*Data extracts*:
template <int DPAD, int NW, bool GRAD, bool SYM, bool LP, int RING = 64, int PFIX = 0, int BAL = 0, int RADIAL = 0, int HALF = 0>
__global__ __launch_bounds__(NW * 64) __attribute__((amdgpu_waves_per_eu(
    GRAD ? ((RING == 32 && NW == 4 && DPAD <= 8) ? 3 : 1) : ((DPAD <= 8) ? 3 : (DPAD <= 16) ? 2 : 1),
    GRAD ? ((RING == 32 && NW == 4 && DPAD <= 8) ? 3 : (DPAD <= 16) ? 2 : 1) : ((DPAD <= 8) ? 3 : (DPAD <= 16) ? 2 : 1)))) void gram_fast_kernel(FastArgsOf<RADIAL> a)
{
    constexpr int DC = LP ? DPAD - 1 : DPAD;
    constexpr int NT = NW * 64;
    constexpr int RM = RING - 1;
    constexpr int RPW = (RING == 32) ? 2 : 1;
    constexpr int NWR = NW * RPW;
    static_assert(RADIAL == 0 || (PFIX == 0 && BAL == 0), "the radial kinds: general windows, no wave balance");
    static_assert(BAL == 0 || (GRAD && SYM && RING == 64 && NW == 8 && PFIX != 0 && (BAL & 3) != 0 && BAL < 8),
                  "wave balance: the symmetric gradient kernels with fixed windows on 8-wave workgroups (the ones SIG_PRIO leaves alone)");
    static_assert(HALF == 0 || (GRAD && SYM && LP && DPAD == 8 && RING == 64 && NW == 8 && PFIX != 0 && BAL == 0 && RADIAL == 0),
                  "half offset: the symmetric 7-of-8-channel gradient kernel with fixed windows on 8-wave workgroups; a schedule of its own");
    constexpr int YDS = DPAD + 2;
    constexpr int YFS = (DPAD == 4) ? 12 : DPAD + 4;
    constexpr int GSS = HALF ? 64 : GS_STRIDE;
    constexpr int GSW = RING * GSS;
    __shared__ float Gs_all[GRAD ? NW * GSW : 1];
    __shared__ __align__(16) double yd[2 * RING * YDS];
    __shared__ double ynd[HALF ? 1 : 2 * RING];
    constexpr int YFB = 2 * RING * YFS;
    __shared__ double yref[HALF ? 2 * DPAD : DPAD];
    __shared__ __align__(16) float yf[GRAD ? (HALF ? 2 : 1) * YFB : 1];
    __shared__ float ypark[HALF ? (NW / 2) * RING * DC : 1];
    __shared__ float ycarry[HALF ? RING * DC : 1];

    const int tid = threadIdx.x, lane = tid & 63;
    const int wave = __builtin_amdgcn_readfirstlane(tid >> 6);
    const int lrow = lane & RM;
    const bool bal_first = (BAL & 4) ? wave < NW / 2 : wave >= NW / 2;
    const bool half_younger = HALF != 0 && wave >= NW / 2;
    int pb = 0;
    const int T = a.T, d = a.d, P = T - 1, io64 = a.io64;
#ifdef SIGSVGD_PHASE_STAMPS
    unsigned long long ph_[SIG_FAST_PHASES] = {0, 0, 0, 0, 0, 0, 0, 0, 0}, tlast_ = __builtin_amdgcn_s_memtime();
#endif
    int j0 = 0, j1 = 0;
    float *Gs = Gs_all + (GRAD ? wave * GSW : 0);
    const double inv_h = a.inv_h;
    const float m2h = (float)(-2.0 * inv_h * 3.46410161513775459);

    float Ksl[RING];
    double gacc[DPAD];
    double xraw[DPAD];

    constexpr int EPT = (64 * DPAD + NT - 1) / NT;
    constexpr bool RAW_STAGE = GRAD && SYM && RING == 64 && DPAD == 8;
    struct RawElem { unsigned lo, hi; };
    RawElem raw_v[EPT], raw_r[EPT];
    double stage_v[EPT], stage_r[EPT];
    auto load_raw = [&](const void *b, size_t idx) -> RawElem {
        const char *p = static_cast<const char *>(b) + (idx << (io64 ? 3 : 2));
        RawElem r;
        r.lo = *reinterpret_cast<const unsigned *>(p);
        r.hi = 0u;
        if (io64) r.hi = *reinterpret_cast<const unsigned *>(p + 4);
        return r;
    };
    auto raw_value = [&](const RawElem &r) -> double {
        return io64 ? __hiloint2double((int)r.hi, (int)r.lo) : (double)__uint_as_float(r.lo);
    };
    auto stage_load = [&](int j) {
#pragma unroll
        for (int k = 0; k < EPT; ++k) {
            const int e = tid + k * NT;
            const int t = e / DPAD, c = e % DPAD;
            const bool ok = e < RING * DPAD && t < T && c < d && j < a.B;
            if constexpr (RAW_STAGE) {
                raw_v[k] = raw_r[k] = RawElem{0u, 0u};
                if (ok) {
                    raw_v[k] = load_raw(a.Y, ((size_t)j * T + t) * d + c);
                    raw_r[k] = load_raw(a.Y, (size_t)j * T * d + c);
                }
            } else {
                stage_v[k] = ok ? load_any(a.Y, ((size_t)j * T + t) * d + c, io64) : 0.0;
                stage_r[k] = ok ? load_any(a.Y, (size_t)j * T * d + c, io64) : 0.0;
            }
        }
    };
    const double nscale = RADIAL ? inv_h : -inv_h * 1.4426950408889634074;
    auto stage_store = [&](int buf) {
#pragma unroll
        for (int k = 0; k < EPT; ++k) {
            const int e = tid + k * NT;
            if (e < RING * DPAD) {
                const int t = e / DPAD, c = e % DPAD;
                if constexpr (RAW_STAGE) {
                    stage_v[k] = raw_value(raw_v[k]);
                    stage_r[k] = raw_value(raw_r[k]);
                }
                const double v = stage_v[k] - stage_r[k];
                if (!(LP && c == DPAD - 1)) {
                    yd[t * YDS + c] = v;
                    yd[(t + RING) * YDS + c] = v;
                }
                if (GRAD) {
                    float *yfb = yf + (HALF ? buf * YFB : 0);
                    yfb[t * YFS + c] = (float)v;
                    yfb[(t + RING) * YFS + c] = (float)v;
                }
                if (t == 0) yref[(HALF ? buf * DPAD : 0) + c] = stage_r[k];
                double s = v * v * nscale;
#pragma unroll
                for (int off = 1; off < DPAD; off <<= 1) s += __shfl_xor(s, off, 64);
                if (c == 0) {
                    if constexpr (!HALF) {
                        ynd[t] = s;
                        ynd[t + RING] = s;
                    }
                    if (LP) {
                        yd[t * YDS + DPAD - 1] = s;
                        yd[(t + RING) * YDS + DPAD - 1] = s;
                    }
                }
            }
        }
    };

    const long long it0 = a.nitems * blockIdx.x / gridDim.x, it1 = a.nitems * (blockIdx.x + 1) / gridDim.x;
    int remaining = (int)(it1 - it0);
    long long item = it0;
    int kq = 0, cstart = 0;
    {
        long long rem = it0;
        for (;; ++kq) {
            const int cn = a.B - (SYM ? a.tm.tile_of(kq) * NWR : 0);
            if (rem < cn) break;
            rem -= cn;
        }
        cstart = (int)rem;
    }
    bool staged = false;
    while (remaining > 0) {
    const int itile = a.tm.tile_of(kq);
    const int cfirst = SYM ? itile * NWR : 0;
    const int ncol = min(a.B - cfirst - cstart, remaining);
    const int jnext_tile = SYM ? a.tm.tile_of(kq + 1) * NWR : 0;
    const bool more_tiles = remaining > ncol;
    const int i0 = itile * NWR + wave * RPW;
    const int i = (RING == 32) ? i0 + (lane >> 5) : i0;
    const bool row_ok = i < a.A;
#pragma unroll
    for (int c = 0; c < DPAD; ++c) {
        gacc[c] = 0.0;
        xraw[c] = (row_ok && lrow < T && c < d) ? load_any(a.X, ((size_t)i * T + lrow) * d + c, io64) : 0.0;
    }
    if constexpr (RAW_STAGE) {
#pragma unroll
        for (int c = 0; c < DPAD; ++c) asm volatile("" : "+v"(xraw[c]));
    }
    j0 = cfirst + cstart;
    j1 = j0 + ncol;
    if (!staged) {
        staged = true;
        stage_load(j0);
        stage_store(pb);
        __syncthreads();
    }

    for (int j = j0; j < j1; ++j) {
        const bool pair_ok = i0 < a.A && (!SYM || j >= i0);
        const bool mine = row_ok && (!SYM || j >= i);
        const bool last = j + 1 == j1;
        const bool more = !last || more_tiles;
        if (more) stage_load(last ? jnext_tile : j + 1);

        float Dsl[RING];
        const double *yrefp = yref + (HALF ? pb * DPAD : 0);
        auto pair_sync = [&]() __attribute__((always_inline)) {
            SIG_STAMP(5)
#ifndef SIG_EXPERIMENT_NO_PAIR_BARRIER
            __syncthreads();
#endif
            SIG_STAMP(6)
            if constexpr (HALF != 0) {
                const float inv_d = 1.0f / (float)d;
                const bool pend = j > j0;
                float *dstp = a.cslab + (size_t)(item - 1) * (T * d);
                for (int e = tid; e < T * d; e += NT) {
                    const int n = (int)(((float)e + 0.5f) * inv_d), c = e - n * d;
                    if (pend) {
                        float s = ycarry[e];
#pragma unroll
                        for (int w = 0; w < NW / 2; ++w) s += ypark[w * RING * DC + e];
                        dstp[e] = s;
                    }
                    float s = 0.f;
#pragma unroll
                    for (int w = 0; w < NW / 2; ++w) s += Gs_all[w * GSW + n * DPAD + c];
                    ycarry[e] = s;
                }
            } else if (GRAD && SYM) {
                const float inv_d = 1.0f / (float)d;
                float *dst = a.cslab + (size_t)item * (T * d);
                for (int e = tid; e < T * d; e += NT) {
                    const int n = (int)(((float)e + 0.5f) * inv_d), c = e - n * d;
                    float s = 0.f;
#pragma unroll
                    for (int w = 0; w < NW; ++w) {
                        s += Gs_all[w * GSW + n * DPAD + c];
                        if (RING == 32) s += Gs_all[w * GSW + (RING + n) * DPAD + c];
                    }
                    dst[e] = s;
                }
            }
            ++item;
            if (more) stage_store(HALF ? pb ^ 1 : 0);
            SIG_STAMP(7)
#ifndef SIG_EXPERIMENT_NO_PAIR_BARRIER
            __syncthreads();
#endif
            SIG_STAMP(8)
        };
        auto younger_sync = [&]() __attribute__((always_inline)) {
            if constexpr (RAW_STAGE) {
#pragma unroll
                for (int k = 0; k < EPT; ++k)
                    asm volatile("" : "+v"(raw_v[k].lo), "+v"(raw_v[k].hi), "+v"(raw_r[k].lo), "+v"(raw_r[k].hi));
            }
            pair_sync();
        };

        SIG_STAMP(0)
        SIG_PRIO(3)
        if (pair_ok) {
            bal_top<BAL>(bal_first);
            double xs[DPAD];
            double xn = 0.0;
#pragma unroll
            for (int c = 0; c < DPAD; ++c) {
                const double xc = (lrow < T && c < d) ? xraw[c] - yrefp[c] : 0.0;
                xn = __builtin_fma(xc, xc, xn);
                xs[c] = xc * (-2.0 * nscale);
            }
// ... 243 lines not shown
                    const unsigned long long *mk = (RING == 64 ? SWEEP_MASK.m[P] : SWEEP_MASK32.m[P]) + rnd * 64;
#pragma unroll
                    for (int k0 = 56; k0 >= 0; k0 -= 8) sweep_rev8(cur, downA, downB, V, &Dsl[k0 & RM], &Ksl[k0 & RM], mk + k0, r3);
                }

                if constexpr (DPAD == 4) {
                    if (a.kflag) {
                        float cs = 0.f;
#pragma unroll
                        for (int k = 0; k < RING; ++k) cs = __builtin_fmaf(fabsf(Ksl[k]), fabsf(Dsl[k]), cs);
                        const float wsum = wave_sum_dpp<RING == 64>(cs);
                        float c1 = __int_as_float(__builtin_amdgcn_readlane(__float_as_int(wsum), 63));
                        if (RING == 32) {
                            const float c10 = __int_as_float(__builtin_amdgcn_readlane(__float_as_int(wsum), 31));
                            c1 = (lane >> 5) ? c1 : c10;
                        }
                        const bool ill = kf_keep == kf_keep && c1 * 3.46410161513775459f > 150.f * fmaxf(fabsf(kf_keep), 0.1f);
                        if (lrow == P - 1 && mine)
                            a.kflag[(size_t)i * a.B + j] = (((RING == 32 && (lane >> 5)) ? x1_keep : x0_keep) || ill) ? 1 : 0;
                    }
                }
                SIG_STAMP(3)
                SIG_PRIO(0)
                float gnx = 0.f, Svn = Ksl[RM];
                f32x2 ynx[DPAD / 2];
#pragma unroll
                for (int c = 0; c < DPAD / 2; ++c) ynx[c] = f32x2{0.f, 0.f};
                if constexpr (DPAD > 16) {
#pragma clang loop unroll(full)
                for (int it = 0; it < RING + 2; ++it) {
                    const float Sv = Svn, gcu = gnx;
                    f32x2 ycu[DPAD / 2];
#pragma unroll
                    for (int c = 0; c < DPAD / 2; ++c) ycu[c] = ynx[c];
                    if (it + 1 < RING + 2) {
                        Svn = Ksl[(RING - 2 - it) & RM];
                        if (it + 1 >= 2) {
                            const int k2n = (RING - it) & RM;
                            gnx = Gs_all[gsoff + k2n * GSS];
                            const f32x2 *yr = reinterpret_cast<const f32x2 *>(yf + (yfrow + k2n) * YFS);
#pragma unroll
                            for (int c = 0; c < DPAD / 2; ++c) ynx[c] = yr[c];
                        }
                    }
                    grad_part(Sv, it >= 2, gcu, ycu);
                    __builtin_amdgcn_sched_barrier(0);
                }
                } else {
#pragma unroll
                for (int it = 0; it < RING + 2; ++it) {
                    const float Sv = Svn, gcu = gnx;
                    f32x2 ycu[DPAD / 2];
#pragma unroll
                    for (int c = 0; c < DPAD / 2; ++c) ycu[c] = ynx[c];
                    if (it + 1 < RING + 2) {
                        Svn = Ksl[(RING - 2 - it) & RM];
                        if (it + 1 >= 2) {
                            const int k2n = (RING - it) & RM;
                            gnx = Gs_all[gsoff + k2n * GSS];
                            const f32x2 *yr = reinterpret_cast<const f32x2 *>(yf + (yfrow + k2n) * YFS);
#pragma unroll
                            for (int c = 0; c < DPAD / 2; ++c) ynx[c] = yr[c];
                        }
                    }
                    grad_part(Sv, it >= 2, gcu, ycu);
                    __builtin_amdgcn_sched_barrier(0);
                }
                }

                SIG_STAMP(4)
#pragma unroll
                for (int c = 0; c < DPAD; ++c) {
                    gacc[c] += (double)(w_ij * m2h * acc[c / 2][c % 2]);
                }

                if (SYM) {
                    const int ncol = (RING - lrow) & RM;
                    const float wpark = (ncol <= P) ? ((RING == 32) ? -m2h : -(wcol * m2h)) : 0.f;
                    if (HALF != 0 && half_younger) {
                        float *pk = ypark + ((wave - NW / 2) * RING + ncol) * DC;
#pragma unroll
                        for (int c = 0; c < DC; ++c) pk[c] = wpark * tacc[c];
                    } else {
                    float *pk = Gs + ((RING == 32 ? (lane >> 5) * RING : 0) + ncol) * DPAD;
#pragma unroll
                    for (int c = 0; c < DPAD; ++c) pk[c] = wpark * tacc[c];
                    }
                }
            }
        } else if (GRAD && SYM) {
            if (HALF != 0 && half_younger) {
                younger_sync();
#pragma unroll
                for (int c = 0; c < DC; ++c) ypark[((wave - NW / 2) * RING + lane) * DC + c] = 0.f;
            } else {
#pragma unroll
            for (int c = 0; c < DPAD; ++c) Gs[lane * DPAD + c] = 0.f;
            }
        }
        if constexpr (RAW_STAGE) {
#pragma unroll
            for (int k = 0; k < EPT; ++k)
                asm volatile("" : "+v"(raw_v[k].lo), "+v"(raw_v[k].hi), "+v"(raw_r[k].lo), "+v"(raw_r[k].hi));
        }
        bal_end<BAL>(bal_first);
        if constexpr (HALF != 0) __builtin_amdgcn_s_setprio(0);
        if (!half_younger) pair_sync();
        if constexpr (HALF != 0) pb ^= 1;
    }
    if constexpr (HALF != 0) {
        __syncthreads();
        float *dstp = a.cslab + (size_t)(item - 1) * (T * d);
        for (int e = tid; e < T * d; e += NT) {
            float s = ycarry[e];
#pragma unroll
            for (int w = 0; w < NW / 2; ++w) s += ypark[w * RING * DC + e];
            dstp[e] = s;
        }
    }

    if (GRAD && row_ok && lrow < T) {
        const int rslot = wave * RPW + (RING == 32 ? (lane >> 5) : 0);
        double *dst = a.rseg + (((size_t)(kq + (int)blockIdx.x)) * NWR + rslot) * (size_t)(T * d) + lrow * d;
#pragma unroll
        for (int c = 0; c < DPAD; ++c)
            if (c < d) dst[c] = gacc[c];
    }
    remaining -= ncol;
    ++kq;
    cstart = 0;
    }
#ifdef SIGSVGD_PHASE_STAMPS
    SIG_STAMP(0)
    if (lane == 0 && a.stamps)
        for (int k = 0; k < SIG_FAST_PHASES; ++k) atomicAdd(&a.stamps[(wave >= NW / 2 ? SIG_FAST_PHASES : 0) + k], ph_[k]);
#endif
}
==
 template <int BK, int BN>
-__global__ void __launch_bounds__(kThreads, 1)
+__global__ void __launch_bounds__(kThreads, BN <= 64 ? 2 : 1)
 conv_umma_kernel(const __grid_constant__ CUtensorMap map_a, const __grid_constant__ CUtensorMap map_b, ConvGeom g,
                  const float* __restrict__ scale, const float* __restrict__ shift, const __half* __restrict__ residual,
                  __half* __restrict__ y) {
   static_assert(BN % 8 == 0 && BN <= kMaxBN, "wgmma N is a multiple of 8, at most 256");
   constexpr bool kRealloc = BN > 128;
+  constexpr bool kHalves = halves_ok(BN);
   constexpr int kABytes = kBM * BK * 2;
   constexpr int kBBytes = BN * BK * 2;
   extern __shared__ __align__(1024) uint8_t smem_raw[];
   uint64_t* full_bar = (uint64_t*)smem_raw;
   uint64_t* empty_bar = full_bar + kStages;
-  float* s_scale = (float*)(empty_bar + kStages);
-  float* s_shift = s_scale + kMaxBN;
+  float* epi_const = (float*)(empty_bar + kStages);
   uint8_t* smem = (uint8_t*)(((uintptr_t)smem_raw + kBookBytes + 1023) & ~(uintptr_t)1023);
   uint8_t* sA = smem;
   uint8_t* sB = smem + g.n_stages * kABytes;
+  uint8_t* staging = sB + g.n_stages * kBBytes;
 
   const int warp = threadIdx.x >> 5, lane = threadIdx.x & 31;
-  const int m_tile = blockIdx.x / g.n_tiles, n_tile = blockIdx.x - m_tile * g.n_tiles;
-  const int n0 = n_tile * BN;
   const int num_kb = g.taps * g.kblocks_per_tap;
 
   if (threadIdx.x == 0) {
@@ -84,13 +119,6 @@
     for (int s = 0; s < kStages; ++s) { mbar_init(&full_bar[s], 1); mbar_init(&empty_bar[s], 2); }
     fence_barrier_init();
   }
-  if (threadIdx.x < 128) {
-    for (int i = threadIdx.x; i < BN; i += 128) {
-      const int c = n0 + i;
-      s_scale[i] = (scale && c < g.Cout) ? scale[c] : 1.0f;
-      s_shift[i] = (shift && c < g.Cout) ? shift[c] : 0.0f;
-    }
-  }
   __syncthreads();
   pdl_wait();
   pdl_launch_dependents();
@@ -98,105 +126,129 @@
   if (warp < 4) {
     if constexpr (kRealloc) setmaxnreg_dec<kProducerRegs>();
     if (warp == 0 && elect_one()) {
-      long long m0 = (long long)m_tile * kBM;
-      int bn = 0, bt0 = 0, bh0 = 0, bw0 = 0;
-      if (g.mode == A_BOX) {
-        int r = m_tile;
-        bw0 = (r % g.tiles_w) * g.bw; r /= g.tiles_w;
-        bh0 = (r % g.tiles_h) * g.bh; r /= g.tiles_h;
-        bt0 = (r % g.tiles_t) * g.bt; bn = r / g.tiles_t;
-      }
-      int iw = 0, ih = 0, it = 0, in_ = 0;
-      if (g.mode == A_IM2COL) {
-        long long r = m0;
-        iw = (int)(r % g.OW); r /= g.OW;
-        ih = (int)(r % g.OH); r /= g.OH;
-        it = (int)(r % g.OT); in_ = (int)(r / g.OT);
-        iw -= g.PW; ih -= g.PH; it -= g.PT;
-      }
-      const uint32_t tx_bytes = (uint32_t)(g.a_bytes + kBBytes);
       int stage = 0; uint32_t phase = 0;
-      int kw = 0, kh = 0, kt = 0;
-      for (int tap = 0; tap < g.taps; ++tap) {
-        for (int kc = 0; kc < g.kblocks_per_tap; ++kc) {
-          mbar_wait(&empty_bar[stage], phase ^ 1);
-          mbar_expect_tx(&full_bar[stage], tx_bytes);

*What is expected*:
Provide a count of the lines in the data above that include the word "kflag", stating the number alone.

*The completed task*:
2